[ale] OT: Voting machines cracked in California
Jonathan Rickman
jrickman at gmail.com
Fri Aug 3 10:53:52 EDT 2007
On 8/3/07, tom <tfreeman at intel.digichem.net> wrote:
Nicely said even if I don't quite agree with you.
Patching up a system adopted in haste with improperly understood
characteristics doesn't seem to be a good use of taxpayer resources to me.
I may be wrong, but backing out and trying again more slowly and along
several different avenues of approach would ultimately be more robust,
better tested, and therefor ultimately a better use of money.
In this forum, for the moment, we can thus agree to disagree.
_______________________________________________
I agree with you, in theory. But in situations like this you have to accept
the reality that the state isn't going to just box up all these systems,
store them in a warehouse somewhere and go buy a whole new system. That
said...
The appropriate way to solve the balloting problem is to find a human
readable format that can also be made machine readable, not the other way
around.
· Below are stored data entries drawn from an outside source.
# evenrose/CMDIAD

Measured on AMD Instinct MI355X. Metric: images/sec end-to-end (extract+distill+kNN score), higher is better.
Workload: dtype bf16; 1 GPU; configs[1]: DINO ViT-B/8 + Point-MAE predict (DoubleRGBPointFeatures: both modalities are extracted, this method has no distillation step at test time; the `mtfi_step` leg times the method that has one), 224x224 RGB + 24576-point clouds (1024 groups x 128), batch 32/GPU, bagel-sized banks (xyz 76518x768, rgb 19129x768); batch_per_gpu=32, rotating_input_batches=4, bank=single, hip_graphs=True, search_operands=bf16 (fp32 accumulate, exact fp32 re-score of the winner), weights=seeded random init (no checkpoints offline)

## Files before the change

cmdiad_amd/csrc/blocks.cpp:

```cpp
#include "common.h"

extern "C" size_t cmdiad_transformer_block_workspace_bytes(int M, int C, int hidden)
{
    if (M <= 0 || C <= 0 || hidden <= 0) return 0;
    const size_t rows256 = ((size_t)M + 255) / 256 * 256;
    return (size_t)M * (size_t)(2 * C + hidden) * sizeof(uint16_t)
         + (size_t)(C / 64) * M * 2 * sizeof(float)
         + rows256 * sizeof(float);
}

extern "C" int cmdiad_transformer_block_fwd(float* x, const float* pos, const cmdiad_block_weights* w, int B, int T, int C, int H,
                                            int hidden, float eps, int flags, uint16_t* q, uint16_t* k, uint16_t* vt, void* workspace,
                                            size_t workspace_bytes, cmdiad_stream_t stream)
{
    CMDIAD_REQUIRE(x && w && q && k && vt && workspace, CMDIAD_ERR_ARG, "cmdiad_transformer_block_fwd: null pointer");
    CMDIAD_REQUIRE(B > 0 && T > 0 && C > 0 && H > 0 && C == H * 64 && hidden > 0, CMDIAD_ERR_ARG,
                   "cmdiad_transformer_block_fwd: need C == 64*H (B=%d T=%d C=%d H=%d hidden=%d)", B, T, C, H, hidden);
    const int M = B * T;
    CMDIAD_REQUIRE(workspace_bytes >= cmdiad_transformer_block_workspace_bytes(M, C, hidden), CMDIAD_ERR_WORKSPACE,
                   "cmdiad_transformer_block_fwd: workspace %zu < %zu bytes", workspace_bytes,
                   cmdiad_transformer_block_workspace_bytes(M, C, hidden));
    const bool folded = w->qkv_wf != nullptr;
    CMDIAD_REQUIRE(folded ? (w->qkv_bf && w->fc1_wf && w->fc1_bf) : (!w->qkv_bf && !w->fc1_wf && !w->fc1_bf), CMDIAD_ERR_ARG,
                   "cmdiad_transformer_block_fwd: the folded weights come as all four or none");
    CMDIAD_REQUIRE((flags & ~(CMDIAD_BLOCK_LN1_READY | CMDIAD_BLOCK_PREP_NEXT)) == 0 && (folded || flags == 0), CMDIAD_ERR_ARG,
                   "cmdiad_transformer_block_fwd: flags %d need the folded weights", flags);
    uint16_t* h = (uint16_t*)workspace;
    uint16_t* a = h + (size_t)M * C;
    uint16_t* m = a + (size_t)M * C;
    float* part = (float*)(m + (size_t)M * hidden);
    float* rstd = part + (size_t)(C / 64) * M * 2;
    int rc;
    if (flags & CMDIAD_BLOCK_LN1_READY) {
        if ((rc = cmdiad_gemm_qkv(h, w->qkv_wf, w->qkv_bf, rstd, B, T, C, q, k, vt, stream))) return rc;
    } else {
        if ((rc = cmdiad_layernorm(x, pos, w->ln1_w, w->ln1_b, eps, M, C, h, nullptr, 0, nullptr, nullptr, stream))) return rc;
        if ((rc = cmdiad_gemm_qkv(h, w->qkv_w, w->qkv_b, nullptr, B, T, C, q, k, vt, stream))) return rc;
    }
    if ((rc = cmdiad_attention(q, k, vt, B, H, T, a, stream))) return rc;
    cmdiad_gemm_args g{};
    g.A = a; g.lda = C; g.W = w->proj_w; g.ldw = C; g.M = M; g.N = C; g.K = C; g.bias = w->proj_b;
    g.residual = x; g.ldr = C; g.out_f32 = x; g.ldo32 = C; g.act = CMDIAD_ACT_NONE; g.group_rows = 1; g.split_k = 1;
    if (folded) { g.ln_xb = h; g.ld_xb = C; g.ln_part = part; }
    if ((rc = cmdiad_gemm_bf16(&g, stream))) return rc;
    cmdiad_gemm_args f1{};
    f1.A = h; f1.lda = C; f1.ldw = C; f1.M = M; f1.N = hidden; f1.K = C;
    f1.act = CMDIAD_ACT_GELU; f1.out_bf16 = m; f1.ldo16 = hidden; f1.group_rows = 1; f1.split_k = 1;
    if (folded) {
        if ((rc = cmdiad_ln_stats_finalize(part, M, C / 64, eps, rstd, nullptr, stream))) return rc;
        f1.W = w->fc1_wf; f1.bias = w->fc1_bf; f1.row_scale = rstd;
    } else {
        if ((rc = cmdiad_layernorm(x, nullptr, w->ln2_w, w->ln2_b, eps, M, C, h, nullptr, 0, nullptr, nullptr, stream))) return rc;
        f1.W = w->fc1_w; f1.bias = w->fc1_b;
    }
    if ((rc = cmdiad_gemm_bf16(&f1, stream))) return rc;
    cmdiad_gemm_args f2{};
    f2.A = m; f2.lda = hidden; f2.W = w->fc2_w; f2.ldw = hidden; f2.M = M; f2.N = C; f2.K = hidden; f2.bias = w->fc2_b;
    f2.residual = x; f2.ldr = C; f2.out_f32 = x; f2.ldo32 = C; f2.act = CMDIAD_ACT_NONE; f2.group_rows = 1; f2.split_k = 1;
    if (flags & CMDIAD_BLOCK_PREP_NEXT) { f2.ln_xb = h; f2.ld_xb = C; f2.ln_part = part; f2.add2 = pos; f2.ld_add2 = C; }
    if ((rc = cmdiad_gemm_bf16(&f2, stream))) return rc;
    if (flags & CMDIAD_BLOCK_PREP_NEXT) return cmdiad_ln_stats_finalize(part, M, C / 64, eps, rstd, nullptr, stream);
    return CMDIAD_OK;
}
```

Measured before the change: 1485 images/s.

## Fuse Point-MAE MLP fc1+GELU+fc2 into one kernel keeping hidden in LDS

For Point-MAE blocks (C=384, hidden=1536, large M) the fc1+GELU and fc2 GEMMs are replaced by a single kernel. Each workgroup owns 128 rows, streams weight pieces through a 6-slot LDS ring, computes 64-wide hidden chunks into LDS and accumulates fc2 in registers. The epilogue writes the residual and the next block's LN inputs and partial stats. This removes the bf16 hidden activation round trip through HBM and one launch, at the cost of one workgroup per CU (160KB LDS) and hand-tuned waitcnt scheduling.

Result: faster. 1509 images/s (median of 6 runs) (+1.6%).

```diff
diff --git a/cmdiad_amd/csrc/blocks.cpp b/cmdiad_amd/csrc/blocks.cpp
--- a/cmdiad_amd/csrc/blocks.cpp
+++ b/cmdiad_amd/csrc/blocks.cpp
@@ -1,4 +1,17 @@
+#include <stdlib.h>
+
 #include "common.h"
+
+int cmdiad_pmae_mlp_fused(float* x, const uint16_t* xb, const float* rstd, const uint16_t* w1, const float* b1, const uint16_t* w2,
+                          const float* b2, int M, uint16_t* ln_xb, float* ln_part, const float* add2, cmdiad_stream_t stream);
+
+static bool pmae_mlp_fused_wanted(bool folded, int M, int C, int hidden)
+{
+    if (!folded || C != 384 || hidden != 1536) return false;
+    const char* e = getenv("CMDIAD_PMAE_MLP");
+    if (e) return e[0] != '0';
+    return M >= 192 * 128;
+}
 
 extern "C" size_t cmdiad_transformer_block_workspace_bytes(int M, int C, int hidden)
 {
@@ -43,6 +56,14 @@
     g.residual = x; g.ldr = C; g.out_f32 = x; g.ldo32 = C; g.act = CMDIAD_ACT_NONE; g.group_rows = 1; g.split_k = 1;
     if (folded) { g.ln_xb = h; g.ld_xb = C; g.ln_part = part; }
     if ((rc = cmdiad_gemm_bf16(&g, stream))) return rc;
+    if (pmae_mlp_fused_wanted(folded, M, C, hidden)) {
+        if ((rc = cmdiad_ln_stats_finalize(part, M, C / 64, eps, rstd, nullptr, stream))) return rc;
+        const bool prep = flags & CMDIAD_BLOCK_PREP_NEXT;
+        if ((rc = cmdiad_pmae_mlp_fused(x, h, rstd, w->fc1_wf, w->fc1_bf, w->fc2_w, w->fc2_b, M, prep ? h : nullptr, prep ? part : nullptr,
+                                        prep ? pos : nullptr, stream))) return rc;
+        if (prep) return cmdiad_ln_stats_finalize(part, M, C / 64, eps, rstd, nullptr, stream);
+        return CMDIAD_OK;
+    }
     cmdiad_gemm_args f1{};
     f1.A = h; f1.lda = C; f1.ldw = C; f1.M = M; f1.N = hidden; f1.K = C;
     f1.act = CMDIAD_ACT_GELU; f1.out_bf16 = m; f1.ldo16 = hidden; f1.group_rows = 1; f1.split_k = 1;
diff --git a/cmdiad_amd/csrc/mlp_fused.hip b/cmdiad_amd/csrc/mlp_fused.hip
--- /dev/null
+++ b/cmdiad_amd/csrc/mlp_fused.hip
@@ -0,0 +1,245 @@
+#include <stdlib.h>
+
+#include <mutex>
+
+#include "gemm_core.h"
+
+namespace {
+
+using namespace gemm;
+
+constexpr int kC = 384, kHid = 1536, kBM = 128, kWaves = 8;
+constexpr int kChunks = kHid / 64;
+constexpr int kKT1 = kC / BK;
+constexpr int kPer = kKT1 + kC / 64;
+constexpr int kSlots = 6, kAhead = kSlots - 1;
+static_assert(kPer % kSlots == 0, "the slot of a piece depends on its place in the chunk only");
+constexpr int kPieceBytes = 64 * BK * 2;
+constexpr int kXbWave = kKT1 * 16 * BK * 2;
+constexpr int kHOff = kWaves * kXbWave;
+constexpr int kRingOff = kHOff + kWaves * 2048;
+constexpr int kLdsBytes = kRingOff + kSlots * kPieceBytes;
+static_assert(kLdsBytes == 160 * 1024, "LDS budget");
+
+struct MlpParams {
+    int M;
+    const bf16_t* xb;
+    const float* row_scale;
+    const bf16_t* w1;
+    const float* b1;
+    const bf16_t* w2;
+    const float* b2;
+    float* x;
+    bf16_t* ln_xb;
+    float* ln_part;
+    const float* add2;
+};
+
+__device__ __forceinline__ void mlp_barrier() { asm volatile("s_barrier" ::: "memory"); }
+
+__device__ __forceinline__ float half_row_sum8(float v)
+{
+    v += __builtin_bit_cast(float, __builtin_amdgcn_update_dpp(0, __builtin_bit_cast(int, v), 0xB1, 0xF, 0xF, false));
+    v += __builtin_bit_cast(float, __builtin_amdgcn_update_dpp(0, __builtin_bit_cast(int, v), 0x4E, 0xF, 0xF, false));
+    v += __builtin_bit_cast(float, __builtin_amdgcn_update_dpp(0, __builtin_bit_cast(int, v), 0x141, 0xF, 0xF, false));
+    return v;
+}
+
+template <bool LN_OUT>
+__global__ __launch_bounds__(512, 1) void pmae_mlp_fused_kernel(MlpParams p)
+{
+    extern __shared__ __attribute__((aligned(16))) char lds[];
+    const int lane = threadIdx.x & 63, wave = __builtin_amdgcn_readfirstlane(threadIdx.x >> 6);
+    const int g = lane >> 4, r16 = lane & 15;
+    const int mw = (int)blockIdx.x * kBM + wave * 16;
+    char* xs = lds + wave * kXbWave;
+    char* hs = lds + kHOff + wave * 2048;
+    char* ring = lds + kRingOff;
+
+    float rsc;
+    f32x4 b1v[4];
+    auto load_b1 = [&](int c) {
+        const float* bp = p.b1 + c * 64 + g * 4;
+#pragma unroll
+        for (int j = 0; j < 4; ++j) asm volatile("global_load_dwordx4 %0, %1, off" : "=v"(b1v[j]) : "v"(bp + j * 16) : "memory");
+    };
+    {
+        const float* rp = p.row_scale + min(mw + r16, p.M - 1);
+        asm volatile("global_load_dword %0, %1, off" : "=v"(rsc) : "v"(rp) : "memory");
+    }
+    load_b1(0);
+    const int sw_chunk = (lane & 7) ^ (lane >> 3);
+#pragma unroll
+    for (int e = 0; e < 2; ++e) {
+        const bf16_t* src = p.xb + (size_t)min(mw + e * 8 + (lane >> 3), p.M - 1) * kC + sw_chunk * 8;
+#pragma unroll
+        for (int s = 0; s < kKT1; ++s)
+            __builtin_amdgcn_global_load_lds((const __attribute__((address_space(1))) void*)(src + s * BK),
+                                             (__attribute__((address_space(3))) void*)(xs + s * 2048 + e * 1024), 16, 0, 0);
+    }
+    const char* w1l = reinterpret_cast<const char*>(p.w1 + (size_t)(wave * 8 + (lane >> 3)) * kC + sw_chunk * 8);
+    const char* w2l = reinterpret_cast<const char*>(p.w2 + (size_t)(wave * 8 + (lane >> 3)) * kHid + sw_chunk * 8);
+    auto issue = [&](int c, int q) {
+        const char* src = q < kKT1 ? w1l + ((size_t)c * 64 * kC + q * BK) * 2 : w2l + ((size_t)(q - kKT1) * 64 * kHid + c * BK) * 2;
+        __builtin_amdgcn_global_load_lds((const __attribute__((address_space(1))) void*)src,
+                                         (__attribute__((address_space(3))) void*)(ring + (q % kSlots) * kPieceBytes + wave * 1024), 16, 0, 0);
+    };
+#pragma unroll
+    for (int q = 0; q < kAhead; ++q) issue(0, q);
+    asm volatile("s_waitcnt vmcnt(4)" ::: "memory");
+    mlp_barrier();
+
+    auto ldf = [&](const char* tile, int row, int kk) { return *reinterpret_cast<const bf16x8*>(tile + lds_off(row, kk * 4 + g)); };
+    auto step = [&](const char* wt, const bf16x8& a0, const bf16x8& a1, f32x4 (&acc)[4]) {
+        bf16x8 wf[2][4];
+#pragma unroll
+        for (int kk = 0; kk < 2; ++kk)
+#pragma unroll
+            for (int j = 0; j < 4; ++j) wf[kk][j] = ldf(wt, j * 16 + r16, kk);
+        __builtin_amdgcn_s_setprio(1);
+#pragma unroll
+        for (int kk = 0; kk < 2; ++kk)
+#pragma unroll
+            for (int j = 0; j < 4; ++j) acc[j] = mfma16(wf[kk][j], kk ? a1 : a0, acc[j]);
+        __builtin_amdgcn_s_setprio(0);
+    };
+
+    f32x4 acc2[kC / 64][4];
+#pragma unroll
+    for (int nb = 0; nb < kC / 64; ++nb)
+#pragma unroll
+        for (int j = 0; j < 4; ++j) acc2[nb][j] = f32x4{0.f, 0.f, 0.f, 0.f};
+
+    for (int c = 0; c < kChunks; ++c) {
+        f32x4 acc1[4];
+#pragma unroll
+        for (int j = 0; j < 4; ++j) acc1[j] = f32x4{0.f, 0.f, 0.f, 0.f};
+        bf16x8 h0, h1;
+#pragma unroll
+        for (int q = 0; q < kPer; ++q) {
+            const int qn = q + kAhead < kPer ? q + kAhead : q + kAhead - kPer;
+            const int cn = q + kAhead < kPer ? c : c + 1;
+            const bool more = cn < kChunks;
+            if (q == 7 && more) load_b1(c + 1);
+            if (more) issue(cn, qn);
+            const char* wt = ring + (q % kSlots) * kPieceBytes;
+            if (q < kKT1) step(wt, ldf(xs + q * 2048, r16, 0), ldf(xs + q * 2048, r16, 1), acc1);
+            else step(wt, h0, h1, acc2[q - kKT1]);
+            if (!more) asm volatile("s_waitcnt vmcnt(0)" ::: "memory");
+            else if (q >= 7 && q <= 10) asm volatile("s_waitcnt vmcnt(8)" ::: "memory");
+            else asm volatile("s_waitcnt vmcnt(4)" ::: "memory");
+            mlp_barrier();
+            if (q == kKT1 - 1) {
+                __builtin_amdgcn_sched_barrier(0);
+#pragma unroll
+                for (int j = 0; j < 4; ++j) {
+                    f32x4 v = __builtin_elementwise_fma(acc1[j], f32x4{rsc, rsc, rsc, rsc}, b1v[j]);
+                    v = gelu_erf4(v);
+                    const bf16x4 hv = {f2bf(v[0]), f2bf(v[1]), f2bf(v[2]), f2bf(v[3])};
+                    *reinterpret_cast<bf16x4*>(hs + lds_off(r16, 2 * j + (g >> 1)) + (g & 1) * 8) = hv;
+                }
+                h0 = ldf(hs, r16, 0);
+                h1 = ldf(hs, r16, 1);
+            }
+        }
+    }
+
+    RowStore32 rs;
+    rs.init(hs, lane);
+    const bool full = mw + 16 <= p.M;
+    const int m0r = mw + rs.R;
+    const int ma = min(m0r, p.M - 1), mb = min(m0r + 8, p.M - 1);
+#pragma unroll
+    for (int nb = 0; nb < kC / 64; ++nb) {
+        const int n0 = nb * 64;
+        f32x4 bj[4];
+#pragma unroll
+        for (int j = 0; j < 4; ++j) bj[j] = *reinterpret_cast<const f32x4*>(p.b2 + n0 + j * 16 + g * 4);
+        f32x4 o0[2], o1[2];
+#pragma unroll
+        for (int ch = 0; ch < 2; ++ch) {
+            const int col = n0 + ch * 32 + rs.u * 4;
+            const f32x4 r0 = *reinterpret_cast<const f32x4*>(p.x + (size_t)ma * kC + col);
+            const f32x4 r1 = *reinterpret_cast<const f32x4*>(p.x + (size_t)mb * kC + col);
+            f32x4 a0 = {0.f, 0.f, 0.f, 0.f}, a1 = a0;
+            if (LN_OUT && p.add2) {
+                a0 = *reinterpret_cast<const f32x4*>(p.add2 + (size_t)ma * kC + col);
+                a1 = *reinterpret_cast<const f32x4*>(p.add2 + (size_t)mb * kC + col);
+            }
+            rs.park(acc2[nb][2 * ch] + bj[2 * ch], acc2[nb][2 * ch + 1] + bj[2 * ch + 1]);
+            f32x4 t0, t1;
+            rs.fetch(t0, t1);
+            o0[ch] = t0 + r0;
+            o1[ch] = t1 + r1;
+            if (LN_OUT && p.add2) { o0[ch] += a0; o1[ch] += a1; }
+            if (full || m0r < p.M) *reinterpret_cast<f32x4*>(p.x + (size_t)m0r * kC + col) = o0[ch];
+            if (full || m0r + 8 < p.M) *reinterpret_cast<f32x4*>(p.x + (size_t)(m0r + 8) * kC + col) = o1[ch];
+            if constexpr (LN_OUT) {
+                const bf16x4 v0 = {f2bf(o0[ch][0]), f2bf(o0[ch][1]), f2bf(o0[ch][2]), f2bf(o0[ch][3])};
+                const bf16x4 v1 = {f2bf(o1[ch][0]), f2bf(o1[ch][1]), f2bf(o1[ch][2]), f2bf(o1[ch][3])};
+                if (full || m0r < p.M) *reinterpret_cast<bf16x4*>(p.ln_xb + (size_t)m0r * kC + col) = v0;
+                if (full || m0r + 8 < p.M) *reinterpret_cast<bf16x4*>(p.ln_xb + (size_t)(m0r + 8) * kC + col) = v1;
+            }
+        }
+        if constexpr (LN_OUT) {
+            float s0 = 0.f, s1 = 0.f;
+#pragma unroll
+            for (int ch = 0; ch < 2; ++ch)
+#pragma unroll
+                for (int q = 0; q < 4; ++q) { s0 += o0[ch][q]; s1 += o1[ch][q]; }
+            s0 = half_row_sum8(s0);
+            s1 = half_row_sum8(s1);
+            const float c0 = s0 * (1.0f / 64), c1 = s1 * (1.0f / 64);
+            float q0 = 0.f, q1 = 0.f;
+#pragma unroll
+            for (int ch = 0; ch < 2; ++ch)
+#pragma unroll
+                for (int q = 0; q < 4; ++q) {
+                    const float d0 = o0[ch][q] - c0, d1 = o1[ch][q] - c1;
+                    q0 = fmaf(d0, d0, q0);
+                    q1 = fmaf(d1, d1, q1);
+                }
+            q0 = half_row_sum8(q0);
+            q1 = half_row_sum8(q1);
+            if (rs.u == 0) {
+                float2* part = reinterpret_cast<float2*>(p.ln_part) + (size_t)nb * p.M;
+                if (full || m0r < p.M) part[m0r] = make_float2(s0, q0);
+                if (full || m0r + 8 < p.M) part[m0r + 8] = make_float2(s1, q1);
+            }
+        }
+    }
+}
+
+}
+
+int cmdiad_pmae_mlp_fused(float* x, const uint16_t* xb, const float* rstd, const uint16_t* w1, const float* b1, const uint16_t* w2,
+                          const float* b2, int M, uint16_t* ln_xb, float* ln_part, const float* add2, cmdiad_stream_t stream)
+{
+    auto a16 = [](const void* q) { return ((uintptr_t)q & 15) == 0; };
+    CMDIAD_REQUIRE(x && xb && rstd && w1 && b1 && w2 && b2 && M > 0, CMDIAD_ERR_ARG, "cmdiad_pmae_mlp_fused: null operand");
+    CMDIAD_REQUIRE(a16(x) && a16(xb) && a16(w1) && a16(w2) && a16(b1) && a16(b2) && (!add2 || a16(add2)), CMDIAD_ERR_ARG,
+                   "cmdiad_pmae_mlp_fused: operands must be 16-byte aligned");
+    CMDIAD_REQUIRE(!ln_xb == !ln_part && (ln_xb || !add2) && (!ln_xb || (((uintptr_t)ln_xb & 7) == 0 && ((uintptr_t)ln_part & 7) == 0)),
+                   CMDIAD_ERR_ARG, "cmdiad_pmae_mlp_fused: ln_xb and ln_part come together (8-byte aligned); add2 only with them");
+    MlpParams p{M, (const bf16_t*)xb, rstd, (const bf16_t*)w1, b1, (const bf16_t*)w2, b2, x, (bf16_t*)ln_xb, ln_part, add2};
+    static std::mutex mu;
+    static bool attr[2] = {false, false};
+    auto go = [&](auto kernel, int which) -> int {
+        {
+            std::lock_guard<std::mutex> lock(mu);
+            if (!attr[which]) {
+                if (hipFuncSetAttribute((const void*)kernel, hipFuncAttributeMaxDynamicSharedMemorySize, kLdsBytes) != hipSuccess) {
+                    cmdiad_set_error("hipFuncSetAttribute(MaxDynamicSharedMemorySize=%d) failed", kLdsBytes);
+                    return CMDIAD_ERR_LAUNCH;
+                }
+                attr[which] = true;
+            }
+        }
+        hipLaunchKernelGGL(kernel, dim3((unsigned)((M + kBM - 1) / kBM)), dim3(kWaves * 64), kLdsBytes, (hipStream_t)stream, p);
+        return CMDIAD_OK;
+    };
+    const int rc = ln_xb ? go(pmae_mlp_fused_kernel<true>, 1) : go(pmae_mlp_fused_kernel<false>, 0);
+    if (rc) return rc;
+    CMDIAD_CHECK_LAUNCH();
+    return CMDIAD_OK;
+}
```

For example, my company does the NFL Pro Bowl and NHL All Star
paper balloting. We use good old Scantron machines to tabulate the results
here and then ship the ballots back to the leagues so that they can audit
the results if they so choose. Granted, the number of ballots is a lot lower
than a national election (though it is comparable to a state election), but
we only use 2 scanners and 2 people for the process. It takes 2 or 3 days to
complete. Our error rate is zero because of the human readable format. If
the machine spits out a ballot as unreadable, the operator can just key in
the proper information or disqualify the ballot virtually at a glance. I can
see no reason to believe that this proces can't scale up and out to
accomplish the same thing at a national level.